No necesitaba el anillo aquí, no había nada de lo que huir, ningún peligro del que desaparecer. Y, aunque todo su cuerpo le pedía darse la vuelta, abrir el cajón, abrir la caja y cogerlo entre sus dedos, notar su frío y cálido tacto una vez más; respiró y salió con paso decidido del cuarto, sabiendo que era hora de dejar de ocultarse.

Bilbo encontró a su primo en el jardín, recolectando las últimas hortalizas de la temporada. Bilbo abrió y cerró los dedos de las manos, tratando de pensar en una forma de afrontar la situación, pero después de estar ahí durante unos minutos supo que no había estrategia posible.

'Drogo.' Gritó ligeramente, y este se giró.

'Hola Bilbo.' Dijo Drogo de rodillas. '¿Me echas una mano?'

Bilbo suspiró y fue a su lado, arrodillándose junto a él y metiendo su mano en la tierra, dejando que el calor y la energía que allí notaba le relajase.

'Siempre se te dio tan bien la jardinería.' Dijo su primo al cabo de unos minutos en silencio, ambos trabajando.

Bilbo sonrió, metiendo sus manos en la tierra y notando ese calor que su madre le había enseñado a buscar, dejando que esa energía entrase en él y le diese fuerzas. Pudiendo imaginarse sus ojos azules sonriéndole con cariño.

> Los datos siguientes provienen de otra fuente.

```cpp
template <int KIND, int COUNT>
__global__ __launch_bounds__(256) void mfma_fill_kernel(int iters, float* __restrict__ out, const float* __restrict__ src,
                                                        unsigned long long* __restrict__ clk) {
  __shared__ __attribute__((aligned(16))) float lds[256 * 4 + 64];
  f32x16 acc0 = {0}, acc1 = {0};
  float a = threadIdx.x * 1e-3f, b = 1.0f + blockIdx.x * 1e-6f;
  float f0 = a, f1 = b;
  unsigned u0 = threadIdx.x, u1 = blockIdx.x;
  unsigned s0 = blockIdx.x;
  f32x4 q0 = {0.f, 0.f, 0.f, 0.f};
  unsigned long long w0 = threadIdx.x;
  const unsigned lofs = threadIdx.x * 16;
  const float* gp = src + threadIdx.x * 4;
  float* op = out + (long)blockIdx.x * 256 + threadIdx.x;
  lds[threadIdx.x] = a;
  __syncthreads();
  const unsigned long long t0 = __builtin_amdgcn_s_memtime();
  const unsigned long long r0 = __builtin_amdgcn_s_memrealtime();
  for (int i = 0; i < iters; ++i) {
#pragma unroll
    for (int e = 0; e < 8; ++e) {
      if (e & 1) acc1 = __builtin_amdgcn_mfma_f32_32x32x2f32(b, a, acc1, 0, 0, 0);
      else acc0 = __builtin_amdgcn_mfma_f32_32x32x2f32(a, b, acc0, 0, 0, 0);
#pragma unroll
      for (int k = 0; k < (COUNT + 7 - e) / 8; ++k) {
        if (KIND == 1) asm volatile("v_add_f32 %0, %0, %1" : "+v"(f0) : "v"(f1));
        if (KIND == 2) asm volatile("v_and_b32 %0, %0, %1" : "+v"(u0) : "v"(u1));
        if (KIND == 3) asm volatile("s_add_u32 %0, %0, 1" : "+s"(s0) : : "scc");
        if (KIND == 4) asm volatile("ds_read_b128 %0, %1" : "=v"(q0) : "v"(lofs));
        if (KIND == 5) asm volatile("global_load_dwordx4 %0, %1, off" : "=v"(q0) : "v"(gp));
        if (KIND == 6) asm volatile("ds_write_b128 %0, %1" : : "v"(lofs), "v"(q0));
        if (KIND == 7) asm volatile("global_store_dword %0, %1, off" : : "v"(op), "v"(f0));
        if (KIND == 8) asm volatile("v_mov_b32 %0, %1" : "=v"(u0) : "v"(u1));
        if (KIND == 9) asm volatile("s_nop 0");
        if (KIND == 10) asm volatile("v_pk_add_f32 %0, %0, %0" : "+v"(w0));
        if (KIND == 11) asm volatile("v_lshl_add_u64 %0, %0, 0, %0" : "+v"(w0));
        if (KIND == 12) asm volatile("global_load_dwordx4 %0, %1, %2" : "=v"(q0) : "v"(lofs), "s"(src));
      }
    }
    if ((KIND == 4 || KIND == 6) && (i & 3) == 3) asm volatile("s_waitcnt lgkmcnt(0)" ::: "memory");
    if ((KIND == 5 || KIND == 7 || KIND == 12) && (i & 3) == 3 && COUNT <= 8) asm volatile("s_waitcnt vmcnt(0)" ::: "memory");
    if ((KIND == 5 || KIND == 7 || KIND == 12) && (i & 1) == 1 && COUNT == 16) asm volatile("s_waitcnt vmcnt(0)" ::: "memory");
    if ((KIND == 5 || KIND == 7 || KIND == 12) && COUNT == 32) asm volatile("s_waitcnt vmcnt(0)" ::: "memory");
  }
  asm volatile("s_waitcnt vmcnt(0) lgkmcnt(0)" ::: "memory");
  const unsigned long long t1 = __builtin_amdgcn_s_memtime();
  const unsigned long long r1 = __builtin_amdgcn_s_memrealtime();
  float s = f0 + (float)u0 + (float)s0 + q0[0] + q0[3] + (float)(unsigned)w0;
#pragma unroll
  for (int r = 0; r < 16; ++r) s += acc0[r] + acc1[r];
  *op = s;
  if (blockIdx.x == 0 && threadIdx.x == 0) {
    clk[0] = t1 - t0;
    clk[1] = r1 - r0;
  }
}

extern "C" int sisr_diag_mfma_fill(int blocks, int iters, int kind, int count, float* out, const float* src,
                                   unsigned long long* clk, void* stream) {
  if (blocks <= 0 || iters <= 0 || !out || !src || !clk) return SISR_ERR_ARG;
#define FILL(K, C) \
  if (kind == K && count == C) { hipLaunchKernelGGL((mfma_fill_kernel<K, C>), dim3(blocks), dim3(256), 0, (hipStream_t)stream, iters, out, src, clk); return sisr_check_launch(); }
#define FILLK(K) FILL(K, 8) FILL(K, 16) FILL(K, 32)
  FILL(1, 0)
  FILLK(1) FILLK(2) FILLK(3) FILLK(4) FILLK(5) FILLK(6) FILLK(7) FILLK(8) FILLK(9) FILLK(10) FILLK(11) FILLK(12)
#undef FILLK
#undef FILL
  return SISR_ERR_UNSUPPORTED;
}
```

### super-resolution-meta-attention-networks_amd/csrc/sisr_common.h

```cpp
#pragma once
#include <hip/hip_runtime.h>
#include <stdint.h>

typedef float f32x4 __attribute__((ext_vector_type(4)));
typedef float f32x16 __attribute__((ext_vector_type(16)));

struct View {
  long sB, sH, sW;
  long chi, clo;
  int cdiv;
  __host__ __device__ long chunk(int q) const { return (long)(q / cdiv) * chi + (long)(q % cdiv) * clo; }
};

typedef unsigned u32x4 __attribute__((ext_vector_type(4)));
__device__ __forceinline__ f32x4 sisr_keep_if(f32x4 t, bool ok) {
  const unsigned m = ok ? 0xffffffffu : 0u;
  u32x4 b = __builtin_bit_cast(u32x4, t);
  b &= (u32x4){m, m, m, m};
  return __builtin_bit_cast(f32x4, b);
}

__device__ __forceinline__ f32x4 sisr_mul_add4(f32x4 a, f32x4 b, f32x4 c) {
#pragma clang fp contract(off)
  const f32x4 p = a * b;
  return p + c;
}
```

Sacó las manos de la tierra y miró a su primo. 'Drogo, tenemos que hablar.'

Este le miró con curiosidad pero sin preocupación. '¿De qué?'

'De mi. De la verdad.'

'¿De qué hablas Bilbo?'

Bilbo sabía que era más sensato entrar en la casa, que quizás debería llamar a Prímula también para decírselo a ambos, pero sabía que su prima lo sabía, aunque no lo hubiese confesado. Pero Drogo… Drogo merecía saberlo por él, merecía la verdad. Drogo era casi un hermano para él y no podía irse sin ser honesto con él.

Rezó porque nadie fuese a su encuentro, respiró y se armó del mismo valor con el que se había enfrentado a Smaug todas esas lunas atrás.

'No sé cómo decirte esto de forma en la que no sea… Bueno, en la que suene… Espero que lo que te voy a decir no cambie nada entre nosotros pero entendería si así fuese y no te culparía.'

'Bilbo, me estas preocupando.'

Bilbo miró hacía el horizonte, donde las nubes avecinaba una ligera tormenta esa tarde y pensó en lo irónico de la situación. Volvió a mirar a su primo, el cual tenía el ceño ligeramente fruncido.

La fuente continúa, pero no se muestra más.